• **WORK ITEM**
Using the records underneath, tally the lines where the word "seen" appears and please give only the count.

• **INPUT MATERIAL**
----
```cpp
hipError_t launch_search_reg(Storage st, MetricKind mk, const SearchParams& p, hipStream_t s) {
    if (p.nq <= 0) return hipSuccess;
    if (p.ef < 1 || p.ef > 1024 || p.k > p.ef || p.hash_size < p.k) return hipErrorInvalidValue;
    const size_t lds_plain = search_reg_lds_bytes(p.hash_size);
    hipError_t err = hipSuccess;
    int rows = reg_rows(p.ef);
    if (const char* e = getenv("VSG_SEARCH_REG_ROWS")) {
        const int r = atoi(e);
        if ((r == 2 || r == 4 || r == 8 || r == 17) && 64 * r >= p.ef + 64) rows = r;
    }
    auto launch_rows = [&](auto rtag) {
        constexpr int R = decltype(rtag)::value;
        auto body = [&](auto sh, auto tt, auto mt) {
            constexpr int G = decltype(sh)::G, VM = decltype(sh)::VM, U = decltype(sh)::U;
            using T = typename decltype(tt)::T;
            constexpr int MET = decltype(mt)::MET;
            auto run = [&](auto kern, size_t lds) {
                if (lds > 65536)
                    (void)hipFuncSetAttribute((const void*)kern, hipFuncAttributeMaxDynamicSharedMemorySize, (int)lds);
                constexpr int CH = 1 << 22;
                for (int off = 0; off < p.nq && err == hipSuccess; off += CH) {
                    SearchParams c = p;
                    c.nq = min(CH, p.nq - off);
                    c.queries = p.queries + (size_t)off * p.g.row_bytes;
                    c.out_keys = p.out_keys + (size_t)off * p.k;
                    c.out_dist = p.out_dist + (size_t)off * p.k;
                    c.out_counts = p.out_counts ? p.out_counts + off : nullptr;
                    unsigned grid = (unsigned)c.nq;
                    if (persist_shape<G, VM>() && p.qnext) {
                        static const double frac = std::min(1.0, std::max(0.05, env_frac("VSG_SEARCH_PERSIST_FRAC", 0.75)));
                        const int res = std::max(1, (int)(frac * resident_blocks((const void*)kern, lds)));
                        grid = (unsigned)std::max(1, std::min(c.nq, res));
                        err = hipMemsetAsync(p.qnext, 0, sizeof(unsigned), s);
                        if (err != hipSuccess) break;
                    }
                    hipLaunchKernelGGL(kern, dim3(grid), dim3(64), lds, s, c);
                    err = hipGetLastError();
                }
            };
            if constexpr (prefilter_shape<G, VM, T, MET, R>()) {
                if (p.sk) {
                    run(hnsw_search_reg_kernel<G, VM, U, T, MET, R, true>, lds_plain + SketchShape<G, VM>::LDS_BYTES);
                    return;
                }
            }
            run(hnsw_search_reg_kernel<G, VM, U, T, MET, R>, lds_plain);
        };
        if constexpr (R == 17) dispatch_all<SHAPE_GENERIC>(st, mk, p.g.nchunks, body);
        else if constexpr (R == 2) dispatch_all<SHAPE_SEARCH_SMALL_EF>(st, mk, p.g.nchunks, body);
        else dispatch_all<SHAPE_SEARCH>(st, mk, p.g.nchunks, body);
    };
    if (rows == 2) launch_rows(std::integral_constant<int, 2>{});
    else if (rows == 4) launch_rows(std::integral_constant<int, 4>{});
    else if (rows == 8) launch_rows(std::integral_constant<int, 8>{});
    else launch_rows(std::integral_constant<int, 17>{});
    return err;
}

}
```

### vector-store-text_amd/csrc/sketch.hpp

```cpp
#pragma once
#include <math.h>
#include <stdint.h>

#if defined(__HIPCC__) || defined(__CUDACC__)
#define VSG_HD __host__ __device__
#else
#define VSG_HD
#endif

namespace vsg {

struct SketchMeta {
    float scale;
    float err;
};

static inline VSG_HD size_t sketch_stride(int dim) { return ((size_t)dim + 127) / 128 * 128; }

static inline VSG_HD float sketch_maxabs(const float* x, int dim) {
    float m = 0.f;
    for (int i = 0; i < dim; ++i) {
        const float a = fabsf(x[i]);
        if (!(a <= 3.4028234e38f)) return INFINITY;
        m = a > m ? a : m;
    }
    return m;
}

static inline VSG_HD float sketch_scale(float maxabs) {
    if (!(maxabs >= 1e-30f) || !(maxabs <= 1e30f)) return 0.f;
    return maxabs / 127.f;
}

static inline VSG_HD uint8_t sketch_quant(float x, float scale) {
    float k = rintf(x / scale);
    k = k > 127.f ? 127.f : (k < -127.f ? -127.f : k);
    return (uint8_t)((int)k + 128);
}

static inline VSG_HD float sketch_res2(float x, float scale, uint8_t u) {
    const float r = fmaf(-scale, (float)((int)u - 128), x);
    return r * r;
}

static inline VSG_HD float sketch_err(float sum_res2, float sum_x2, float scale, int dim) {
    if (!(scale > 0.f)) return INFINITY;
    const float u = 5.9604645e-8f;
    const float infl = 1.f + (float)(dim + 8) * 2.f * u;
    const float e = sqrtf(sum_res2) * infl;
    const float xn = sqrtf(sum_x2) * infl;
    const float sd = sqrtf((float)dim) * 1.0001f;
    const float mag = xn + 2.f * e;
    const float slack = (float)(dim + 8) * u * 1.01f * (384.f * sd * scale + mag) + 4.f * u * mag;
    const float r = (e + slack) * (1.f + 8.f * u);
    return r == r ? r : INFINITY;
}

static inline VSG_HD SketchMeta sketch_row(const float* x, int dim, uint8_t* out) {
    const size_t stride = sketch_stride(dim);
    SketchMeta m;
    m.scale = sketch_scale(sketch_maxabs(x, dim));
    if (!(m.scale > 0.f)) {
        for (size_t i = 0; i < stride; ++i) out[i] = 128;
        m.scale = 0.f;
        m.err = INFINITY;
        return m;
    }
    float r2 = 0.f, x2 = 0.f;
    for (int i = 0; i < dim; ++i) {
        out[i] = sketch_quant(x[i], m.scale);
        r2 += sketch_res2(x[i], m.scale, out[i]);
        x2 = fmaf(x[i], x[i], x2);
    }
    for (size_t i = (size_t)dim; i < stride; ++i) out[i] = 128;
    m.err = sketch_err(r2, x2, m.scale, dim);
    if (!(m.err < INFINITY)) m.scale = 0.f;
    return m;
}

static inline VSG_HD float sketch_qnorm_up(float sum_q2, int dim) {
    return sqrtf(sum_q2) * (1.f + (float)(dim + 8) * 1.1920929e-7f);
}

}
```

### vector-store-text_amd/csrc/sketch_device.hpp

```cpp
#pragma once
#include "hnsw_common.hpp"
#include "hnsw_regset.hpp"

namespace vsg {

template <int G, int VM> struct SketchShape {
    static constexpr int SC = G * VM / 4;
    static constexpr int GS = SC <= 48 ? 16 : SC <= 128 ? 32 : 64;
    static constexpr int VMS = (SC + GS - 1) / GS;
    static constexpr int US = VMS <= 1 ? 8 : VMS <= 3 ? 4 : 2;
    static constexpr int LDS_BYTES = VMS * 4 * GS * 16;
};

template <int GS, int VMS> struct SketchQ {
    static constexpr int UNITS = VMS * 4 * GS;
    const uint4* img;
    float sumq, qn;

    __device__ __forceinline__ void stage(const uint8_t* __restrict__ qrow, int nchunks, int dim, uint8_t* lds) {
        uint4* dst = reinterpret_cast<uint4*>(lds);
        float s = 0.f, s2 = 0.f;
        for (int t = lane_id(); t < UNITS; t += 64) {
            const int v = t / (4 * GS), j = (t / GS) % 4, sl = t % GS;
            const int fc = (v * GS + sl) * 4 + j;
            uint4 raw = make_uint4(0u, 0u, 0u, 0u);
            if (fc < nchunks) raw = *reinterpret_cast<const uint4*>(qrow + (size_t)fc * 16);
            dst[t] = raw;
            const float e[4] = {__uint_as_float(raw.x), __uint_as_float(raw.y), __uint_as_float(raw.z),
                                __uint_as_float(raw.w)};
#pragma unroll
            for (int i = 0; i < 4; ++i) {
                s += e[i];
                s2 = __builtin_fmaf(e[i], e[i], s2);
            }
        }
#pragma unroll
        for (int o = 32; o > 0; o >>= 1) {
            s += __shfl_xor(s, o);
            s2 += __shfl_xor(s2, o);
        }
        img = dst;
        sumq = s;
        qn = __builtin_sqrtf(s2) * (1.f + (float)(dim + 8) * 1.1920929e-7f);
        wave_sync();
    }
};

template <int GS, int VMS, int US>
__device__ __forceinline__ void rows_sketch(const uint8_t* __restrict__ sk, size_t stride, int schunks,
                                            const float2* __restrict__ meta, const uint32_t* ids, int count,
                                            const SketchQ<GS, VMS>& q, float* out) {
    constexpr int RS = 64 / GS;
    const int lane = lane_id();
    const int sub = lane / GS;
    const int sl = lane % GS;
    for (int base = 0; base < count; base += RS * US) {
        uint4 raw[US][VMS];
        float2 mt[US];
#pragma unroll
        for (int u = 0; u < US; ++u) {
            const int r = base + u * RS + sub;
            const uint32_t id = ids[r < count ? r : count - 1];
            const uint8_t* row = sk + (size_t)id * stride;
            mt[u] = meta[id];
#pragma unroll
            for (int v = 0; v < VMS; ++v) {
                const int c = v * GS + sl;
                raw[u][v] = *reinterpret_cast<const uint4*>(row + (size_t)(c < schunks ? c : schunks - 1) * 16);
            }
        }
        uint4 qx[VMS][4];
#pragma unroll
        for (int v = 0; v < VMS; ++v) {
#pragma unroll
            for (int j = 0; j < 4; ++j) qx[v][j] = q.img[(v * 4 + j) * GS + sl];
        }
#pragma unroll
        for (int u = 0; u < US; ++u) {
            if (base + u * RS >= count) break;
            float acc = 0.f;
#pragma unroll
            for (int v = 0; v < VMS; ++v) {
                const uint32_t w[4] = {raw[u][v].x, raw[u][v].y, raw[u][v].z, raw[u][v].w};
#pragma unroll
                for (int j = 0; j < 4; ++j) {
                    acc = __builtin_fmaf((float)(w[j] & 0xFFu), __uint_as_float(qx[v][j].x), acc);
                    acc = __builtin_fmaf((float)((w[j] >> 8) & 0xFFu), __uint_as_float(qx[v][j].y), acc);
                    acc = __builtin_fmaf((float)((w[j] >> 16) & 0xFFu), __uint_as_float(qx[v][j].z), acc);
                    acc = __builtin_fmaf((float)(w[j] >> 24), __uint_as_float(qx[v][j].w), acc);
                }
            }
            acc = group_sum0<GS>(acc);
            const int r = base + u * RS + sub;
            if (sl == 0 && r < count) {
                const float t = acc - 128.f * q.sumq;
                out[r] = __builtin_fmaf(q.qn, mt[u].y, mt[u].x * t);
            }
        }
    }
}

template <int GS, int VMS, int US> struct SketchPre {
    const uint8_t* sk;
    const float2* meta;
    size_t stride;
    int schunks;
    SketchQ<GS, VMS> q;
    uint32_t nsketch = 0, nexact = 0;

    __device__ __forceinline__ int filter(WaveLds& w, int cnt, uint64_t tkey) {
        const int lane = lane_id();
        rows_sketch<GS, VMS, US>(sk, stride, schunks, meta, w.todo, cnt, q, w.tdist);
        wave_sync();
        nsketch += (uint32_t)cnt;
        const float ub = lane < cnt ? w.tdist[lane] : 0.f;
        const uint32_t cid = lane < cnt ? w.todo[lane] : 0u;
        const bool finite = __builtin_fabsf(ub) < __builtin_inff();
        const bool keep = lane < cnt && !(finite && cand_key(1.f - ub, 0u) >= tkey);
        const uint64_t km = __ballot(keep);
        wave_sync();
        if (keep) w.todo[lanes_below(km)] = cid;
        wave_sync();
        return popc64(km);
    }
};

}
```

### vector-store-text_amd/csrc/vsg_index.cpp

```cpp
#include <hip/hip_runtime.h>

#include <algorithm>
#include <atomic>
#include <chrono>
#include <cmath>
#include <cstddef>
#include <cstdio>
#include <cstdlib>
#include <cstring>
#include <deque>
#include <mutex>
#include <shared_mutex>
#include <string>
#include <system_error>
#include <thread>
#include <unordered_set>
#include <vector>

#include "../../include/vsg.h"
#include "keymap.hpp"
#include "roctx_range.hpp"
#include "search_plan.hpp"
#include "sketch.hpp"
#include "vsg_kernels.hpp"
// ... 1653 lines not shown
            for (; j < n; ++j) {
                const uint64_t k = keys[j];
                if (k >= KeyMap::DEAD || seen.count(k)) break;
                uint32_t slot = 0;
                const bool live = h->keys.find(k, &slot);
                const size_t av = avail + (live && slot != h->entry ? 1 : 0);
                const int kd = reuse && av > 0 ? 1 : 0;
                if (kind < 0) {
                    kind = kd;
                    C = batch ? batch : std::max<size_t>(1, h->live / (kd ? div : 8));
                } else if (kd != kind || j - i >= C) {
                    break;
                }
                avail = av - (size_t)kd;
                seen.insert(k);
                if (live) rm.push_back(k);
            }
        }
        if (hold && j == n && j - i < C) {
            for (size_t t = i; status && t < n; ++t) status[t] = VSG_HELD;
            break;
        }
        int rc = rm.empty() ? VSG_OK : remove_locked(h, rm.data(), rm.size(), nullptr);
        if (rc == VSG_OK)
            rc = add_locked(h, keys + i, vecs + i * (size_t)h->dim, j - i, device_src, user_stream, j - i);
        record(i, j, rc);
        i = j;
    }
    if (n_applied) *n_applied = i;
    if (first) g_last_error = first_msg;
    return first;
}
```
----
• **EXERCISE RESULT**
2